|A private water connection|
We started our day visiting Kampala City Centre Authority (KCCA) where we had a presentation from local officials and a manager from National Water and Sewage Corporation (NWSC). What a brilliant presentation to give us an overview of the challenges they are facing in the urban slums and the solutions that they are putting in to try and address the lack of access to clean water and sanitation.
Kampala has a population of roughly 1.6 million people over 200m2, 60% of these live in the urban slums, which make up only a small area of the city. To give you an idea the urban slums in Kampala have a population density of 400/hectare, the rest of Kampala is 73/hectare. To put that in perspective according to 2011 census data London has a population density of 52 per hectare.
|A shower in Kwampe slum|
|The condemned water supply in Kwampe Slums|
|These guys didn't want to leave me.|
|Flooding in the slums|
|Flooding in the slums|
|The storm drain where a lady was swept away.|
|The NWSC showing us a pre-pay meter|
The problem with these improvements in the poorer areas is that it encourages the more affluent of the poor to move in to the region, displacing the poorer either to another slum, or to set up a new slum. This fact really hit it home as to how difficult it is to find a solution to the issues in the slums. Its a massive task to get people access to water and toilet facilities in these area, I think it is the most challenging concept I have come across. In the rural villages the standard of living is really high compared to the slums and the solutions are clear and visible. The slums are a real challenge, the solutions are not clear and the residents are not necessarily engaged. A lot are not willing to adapt to solutions if it effects their everyday life, having no appreciation of the long term benefits the upheaval will bring.
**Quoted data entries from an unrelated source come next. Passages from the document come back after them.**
__global__ void __launch_bounds__(64 * S1_WAVES, 3 * S1_WAVES / 4)
k_psd_stage1_mfma(Stage1Tab T, const double *udsqr, double *zbuf, int ldsY, int nzcap, int task0, const int *order, double *zero_ptr, long long zero_n) {
  SDM_DYN_SMEM(smem);
  for (long long i = (long long)blockIdx.x * blockDim.x + threadIdx.x; i < zero_n; i += (long long)gridDim.x * blockDim.x) zero_ptr[i] = 0.0;
  const int task = order ? order[blockIdx.x] : blockIdx.x + task0;
  const int n = T.t_n[task], nslot = T.t_nslot[task], ulen = T.t_ulen[task];
  const int np = (n + 15) & ~15, nt = np >> 4, ntile = nt * nt;
  double *Yl = (double *)smem;
  double *Dl = Yl + S1_KC * np;
  double *Zl = (double *)smem;
  const int ldz = n | 1;
  const int64_t slot0 = T.t_slotptr[task], tend = T.t_end[task];
  const double *D = udsqr + T.t_udoff[task];
  double *z = zbuf + T.t_zoff[task];
  const int64_t rowbase = T.psd_start[T.t_blk[task]];
  const int tid = threadIdx.x, bs = blockDim.x;
  const int wave = SDM_UNIFORM_INT(tid >> 6), lane = tid & 63, nw = bs >> 6;
  const int li = lane & 15, lk = lane >> 4;
  const int rcpn = ((1 << 20) + n - 1) / n;
  static_assert(S1_KC * S1_MAXN * S1_MAXN < (1 << 20) && S1_KC % 4 == 0, "k_psd_stage1_mfma: reciprocal division, four slots per MFMA step");
  sdm_double4 acc[S1_MAXT];
  for (int x = 0; x < S1_MAXT; x++) for (int r = 0; r < 4; r++) acc[x][r] = 0.0;
  double *nzx = (double *)smem + ldsY;
  int *nzr = (int *)(nzx + nzcap);
  __shared__ int sbeg[S1_MAXN + 1], scol[S1_MAXN];
  SDM_PHASE_BEGIN();
  const int64_t nzb = T.s_nzptr[slot0];
  const bool staged = tend - nzb <= nzcap && nslot <= S1_MAXN;
  if (staged) {
    for (int64_t u = nzb + tid; u < tend; u += bs) { nzx[u - nzb] = T.Apr[u]; nzr[u - nzb] = (int)(T.Air[u] - rowbase); }
    for (int t = tid; t <= nslot; t += bs) sbeg[t] = (int)((t < nslot ? T.s_nzptr[slot0 + t] : tend) - nzb);
    for (int t = tid; t < nslot; t += bs) scol[t] = T.s_col[slot0 + t];
  }
  __syncthreads();
  SDM_PHASE(0);
  for (int t = wave; t < S1_KC; t += nw)
    if (lane < np - n) { Yl[t * np + n + lane] = 0.0; Dl[t * np + n + lane] = 0.0; }
  for (int c0 = 0; c0 < nslot; c0 += S1_KC) {
    const int cc = min(S1_KC, nslot - c0), kq = (cc + 3) & ~3;
    for (int e = tid; e < cc * n; e += bs) {
      const int t = (e * rcpn) >> 20, i = e - t * n;
      int sb, se, col;
      if (staged) { sb = sbeg[c0 + t]; se = sbeg[c0 + t + 1]; col = scol[c0 + t]; }
      else {
        sb = (int)(T.s_nzptr[slot0 + c0 + t] - nzb);
        se = (int)(((c0 + t + 1 < nslot) ? T.s_nzptr[slot0 + c0 + t + 1] : tend) - nzb);
        col = T.s_col[slot0 + c0 + t];
      }
      double a = 0.0;
      if (staged) {
        int u = sb;
        for (; u + 4 <= se; u += 4) {
          const double d0 = D[(int64_t)(nzr[u] - col * n) * n + i], d1 = D[(int64_t)(nzr[u + 1] - col * n) * n + i];
          const double d2 = D[(int64_t)(nzr[u + 2] - col * n) * n + i], d3 = D[(int64_t)(nzr[u + 3] - col * n) * n + i];
          a += nzx[u] * d0; a += nzx[u + 1] * d1; a += nzx[u + 2] * d2; a += nzx[u + 3] * d3;
        }
        for (; u < se; u++) a += nzx[u] * D[(int64_t)(nzr[u] - col * n) * n + i];
      } else {
        for (int64_t u = nzb + sb; u < nzb + se; u++) a += T.Apr[u] * D[(int64_t)((int)(T.Air[u] - rowbase) - col * n) * n + i];
      }
      Yl[t * np + i] = a;
      Dl[t * np + i] = D[(int64_t)col * n + i];
    }
    for (int t = cc + wave; t < kq; t += nw)
      for (int i = lane; i < n; i += 64) { Yl[t * np + i] = 0.0; Dl[t * np + i] = 0.0; }
    SDM_PHASE(1);
    __syncthreads();
    SDM_PHASE(2);
    for (int x = 0; x < S1_MAXT; x++) {
      const int tile = wave + x * nw;
      if (tile < ntile) {
        const int I = tile / nt, J = tile - I * nt;
        int npo = np; SDM_PIN(npo);
        const double *Ya = Yl + lk * npo + I * 16 + li, *Db = Dl + lk * npo + J * 16 + li;
        int q = 0;
        for (; q + 4 <= kq / 4; q += 4) {
          double a[4], b[4];
#pragma unroll
          for (int k = 0; k < 4; k++) { a[k] = Ya[4 * (q + k) * npo]; b[k] = Db[4 * (q + k) * npo]; }
#pragma unroll
          for (int k = 0; k < 4; k++) acc[x] = SDM_MFMA_F64_16x16x4(a[k], b[k], acc[x]);
        }
        for (; q < kq / 4; q++) acc[x] = SDM_MFMA_F64_16x16x4(Ya[4 * q * npo], Db[4 * q * npo], acc[x]);
      }
    }
    SDM_PHASE(3);
    __syncthreads();
    SDM_PHASE(4);
  }
  for (int x = 0; x < S1_MAXT; x++) {
    const int tile = wave + x * nw;
    if (tile < ntile) {
      const int I = tile / nt, J = tile - I * nt;
      for (int r = 0; r < 4; r++)
        if (I * 16 + lk + 4 * r < n && J * 16 + li < n) Zl[(I * 16 + lk + 4 * r) * ldz + J * 16 + li] = acc[x][r];
    }
  }
  __syncthreads();
  SDM_PHASE(5);
  const int *RC = T.u_rc + T.t_uoff[task];
  for (int u0 = 0; u0 < ulen; u0 += 8 * bs) {
    int rc[8];
#pragma unroll
    for (int x = 0; x < 8; x++) rc[x] = RC[min(u0 + x * bs + tid, ulen - 1)];
#pragma unroll
    for (int x = 0; x < 8; x++) {
      const int u = u0 + x * bs + tid;
      const int r = rc[x] >> 16, c = rc[x] & 0xffff;
      if (u < ulen) z[u] = (Zl[r * ldz + c] + Zl[c * ldz + r]) / 2;
    }
  }
  SDM_PHASE(6);
#if defined(SDM_PHASES) && !defined(SDM_EMU)
  if (tid == 0) { atomicAdd(&sdm_phase_acc[30], 1ull); if (n > 40) atomicAdd(&sdm_phase_acc[31], 1ull); }
#endif
}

Its been a long blog and I'm sure I have missed so much, but one last thing I want to write about is the advocacy work that WaterAid do. You will notice that I have made no reference in this blog to WaterAid schemes, a lot of the work they do in these communities are with partners and the communities. Its really important to deliver sustainable solutions and there is no point investing if the government and the local communities are not going to maintain any improvements. Its really clear the relationship and the awareness that WaterAid Uganda staff have tirelessly built up. It is this that has surprised me most from the trip. Its easy to sit at home in the UK and think that WaterAid is a British charity, but the country staff are so passionate they have been a true inspiration to me, so just quickly want to thank (sorry if I miss anyone), Spera, Peter, Caroline, Antonio, Rosemary and James who have really motivated me to get more and more involved in WaterAid's work.
Last night was our last night and we went to a fantastic Ugandan dancing show, a great way to end the trip with a great group of supporters. Thanks all for making it so special, especially Caroline and her WaterAid UK team.
Although we fly home today this won't be my last post. I will make sure I post a recap when I am home. Thanks all for reading.